Zhang Jianhai¹, Chen Dapeng¹, Zou Shengquan²

1. Institute of Computational Engineering Science, Southwest Jiaotong University, Chengdu 610031, P, R. China;
2. Department of Engineering Mechanics, Sichuan Union University, Chengdu 610065, P. R. China

Received:1995-05-31 Online:1996-05-18 Published:1996-05-18
Supported by:
This research is supported by the National Natural Science Foundation and the Doctoral Foundation of China

Abstract

Abstract: Employing arbitrary Lagrangian-Eulerian (ALE) finite element method, this poper studies the opening and closing process of a St. Jude medical valve through a two-dimensional model of the mechanical valve-blood interaction in which the valve is regarded as a rigid body rotating around a fixed point, and foe blood is simplified as viscous incompressible Newtonian fluid. The numerical analysis of the opening and closing behaviour of as St. Jude valve suggested that: 1. The whole opening and closing process of an artificial mechanical valve is consisted of four phases: (1) Opening phase; (2) Opening maintenance phase; (3) Closing phase; (4) Closing maintenance phase. 2. The St.

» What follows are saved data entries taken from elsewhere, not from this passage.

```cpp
__global__ __launch_bounds__(256) void dw_reduce_kernel(long long n4, int S, long long slab4, const f4_t* __restrict__ ws, f4_t* __restrict__ dw,
                                                        const float* __restrict__ wsb, float* __restrict__ db, int M) {
  for (long long i = (long long)blockIdx.x * blockDim.x + threadIdx.x; i < n4; i += (long long)gridDim.x * blockDim.x) {
    f4_t a = dw[i];
    for (int s = 0; s < S; ++s) a += ws[s * slab4 + i];
    dw[i] = a;
  }
  if (db && blockIdx.x == 0)
    for (int m = threadIdx.x; m < M; m += blockDim.x) {
      float a = db[m];
      for (int s = 0; s < S; ++s) a += wsb[(long long)s * M + m];
      db[m] = a;
    }
}
extern "C" int csmae_gemm_dw(int dtype, long long M, long long N, long long K, const void* dY, long long ldy, const void* X, long long ldx,
                             float* dW, float* db, float* workspace, long long ws_elems, void* stream);
extern "C" int csmae_gemm_dw_group(int dtype, int count, long long K, const void* const* dY, const long long* ldy, const void* const* X,
                                   const long long* ldx, float* const* dW, float* const* db, const long long* M, const long long* N, int slots,
                                   float* workspace, long long ws_elems, void* stream) {
  CSMAE_REQUIRE(count > 0 && count <= DW_GROUP_MAX && K > 0 && dY && X && dW && M && N && ldy && ldx && workspace, "csmae_gemm_dw_group: bad arguments (1..%d products)", DW_GROUP_MAX);
  bool fused = dtype == CSMAE_BF16 && g_force_cfg < 0;
  for (int i = 0; i < count && fused; ++i) fused = M[i] >= 256 && N[i] >= 256 && N[i] % 4 == 0 && ldy[i] % 8 == 0 && ldx[i] % 8 == 0 && ldy[i] >= (M[i] + 7) / 8 * 8 && ldx[i] >= (N[i] + 7) / 8 * 8 &&
                                                   K * ldy[i] * 2 < 0xFFFFFFF0ll && K * ldx[i] * 2 < 0xFFFFFFF0ll && ((((uintptr_t)dY[i] | (uintptr_t)X[i] | (uintptr_t)dW[i]) & 15) == 0);
  if (!fused) {
    for (int i = 0; i < count; ++i) {
      int rc = csmae_gemm_dw(dtype, M[i], N[i], K, dY[i], ldy[i], X[i], ldx[i], dW[i], db ? db[i] : nullptr, workspace, ws_elems, stream);
      if (rc) return rc;
    }
    return CSMAE_OK;
  }
  DwGroupArgs ga;
  if (g_k2_dw) {
    for (int i = 0; i < count; ++i) {
      DwDesc& d = ga.d[i];
      d.dY = dY[i]; d.X = X[i]; d.dW = dW[i]; d.db = db ? db[i] : nullptr; d.M = (int)M[i]; d.N = (int)N[i]; d.ldy = ldy[i]; d.ldx = ldx[i];
    }
    ga.n = count; ga.K = (int)K; ga.force_cfg = 0; ga.ktiles = cdiv(K, 64);
    return gemm_k2_launch_dw(ga, count, slots <= 0 ? 128 : slots, workspace, ws_elems, (hipStream_t)stream);
  }
  int tiles = 0;
  for (int i = 0; i < count; ++i) {
    DwDesc& d = ga.d[i];
    d.dY = dY[i]; d.X = X[i]; d.dW = dW[i]; d.db = db ? db[i] : nullptr; d.M = (int)M[i]; d.N = (int)N[i]; d.ldy = ldy[i]; d.ldx = ldx[i];
    d.tiles_n = cdiv(N[i], 256); d.tile0 = tiles;
    tiles += cdiv(M[i], 256) * d.tiles_n;
  }
  for (int i = count; i < DW_GROUP_MAX; ++i) ga.d[i] = ga.d[0];
  ga.n = count; ga.K = (int)K; ga.total_tiles = tiles; ga.force_cfg = 0;
  ga.ktiles = cdiv(K, 64);
  if (slots <= 0) slots = 128;
  long long S = slots / tiles;
  if (S > ga.ktiles / 8) S = ga.ktiles / 8;
  const long long per_slice = (long long)tiles * (256 * 256 + 256);
  if (S > ws_elems / per_slice) S = ws_elems / per_slice;
  if (S < 1) S = 1;
  ga.ktiles_per_split = cdiv(ga.ktiles, S);
  ga.nsplit = cdiv(ga.ktiles, ga.ktiles_per_split);
  ga.slab = workspace; ga.cs_slab = workspace + (long long)ga.nsplit * tiles * 256 * 256;
  CSMAE_REQUIRE(ga.nsplit == 1 || ws_elems >= ga.nsplit * per_slice, "csmae_gemm_dw_group: workspace too small");
  hipLaunchKernelGGL(gemm_dw_group_kernel, dim3(tiles * ga.nsplit), dim3(512), 0, (hipStream_t)stream, ga);
  if (ga.nsplit > 1) hipLaunchKernelGGL(dw_group_reduce_kernel, dim3(tiles * DWR_PARTS), dim3(256), 0, (hipStream_t)stream, ga);
  return csmae_check_launch("csmae_gemm_dw_group");
}
extern "C" int csmae_gemm_dw(int dtype, long long M, long long N, long long K, const void* dY, long long ldy, const void* X, long long ldx,
                             float* dW, float* db, float* workspace, long long ws_elems, void* stream) {
  CSMAE_REQUIRE(M > 0 && N > 0 && K > 0 && N % 4 == 0 && workspace && ws_elems >= M * N + M, "csmae_gemm_dw: bad arguments / workspace too small");
  const int tile = dtype == CSMAE_BF16 ? ((M >= 256 && N >= 256) ? 256 : 128) : 64;
  const bool k64 = dtype == CSMAE_BF16 && tile == 256 && (g_force_cfg < 0 || (g_force_cfg & 7) == 4);
  const int kt = dtype == CSMAE_BF16 ? (k64 ? 64 : GEMM_BK) : 16;
  const long long tiles = (long long)cdiv(M, tile) * cdiv(N, tile), ktiles = cdiv(K, kt);
  static const int slots256 = csmae_debug_opt("dw_slots") ? atoi(csmae_debug_opt("dw_slots")) : 160;
  const long long slots = dtype == CSMAE_BF16 ? (tile == 256 ? slots256 : 512) : 2048;
  long long S = slots / tiles;
  if (S > ktiles / (k64 ? 4 : 6)) S = ktiles / (k64 ? 4 : 6);
  if (S > ws_elems / (M * N + M)) S = ws_elems / (M * N + M);
  if (S < 1) S = 1;
  const int kps = cdiv(ktiles, S);
  S = cdiv(ktiles, kps);
  float* wsb = workspace + S * M * N;
  const bool fused_bias = db && dtype == CSMAE_BF16;
  int rc = csmae_gemm(dtype, 1, 1, M, N, K, dY, ldy, X, ldx, workspace, N, CSMAE_F32, nullptr, EPI_SPLIT, fused_bias ? wsb : nullptr, 0, nullptr, 0, (int)S, stream);
  if (rc) return rc;
  const long long n4 = M * N / 4;
  hipLaunchKernelGGL(dw_reduce_kernel, dim3((unsigned)fmin((double)cdiv(n4, 256), 2048.0)), dim3(256), 0, (hipStream_t)stream, n4, (int)S, n4,
                     reinterpret_cast<const f4_t*>(workspace), reinterpret_cast<f4_t*>(dW), wsb, fused_bias ? db : nullptr, (int)M);
  if (db && !fused_bias) return csmae_colsum_launch(dtype, K, (int)M, dY, ldy, db, stream);
  return csmae_check_launch("csmae_gemm_dw");
}
```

Jude medical valve closes with prominent regurgitat which results in water-hammer effect. 3. During the opening and closing process of the St. Jude valve,high shear stresses occur in the middle region of the two leaflets and on the valve ring. The present model has made a breakthrough on the coupling computational analysis considering the interactive movement of the valve and blood.

Zhang Jianhai;Chen Dapeng;Zou Shengquan. ALE FINITE ELEMENT ANALYSIS OF THE OPENING AND CLOSING PROCESS OF THE ARTIFICIAL MECHANICAL VALVE. Applied Mathematics and Mechanics (English Edition), 1996, 17(5): 403-412.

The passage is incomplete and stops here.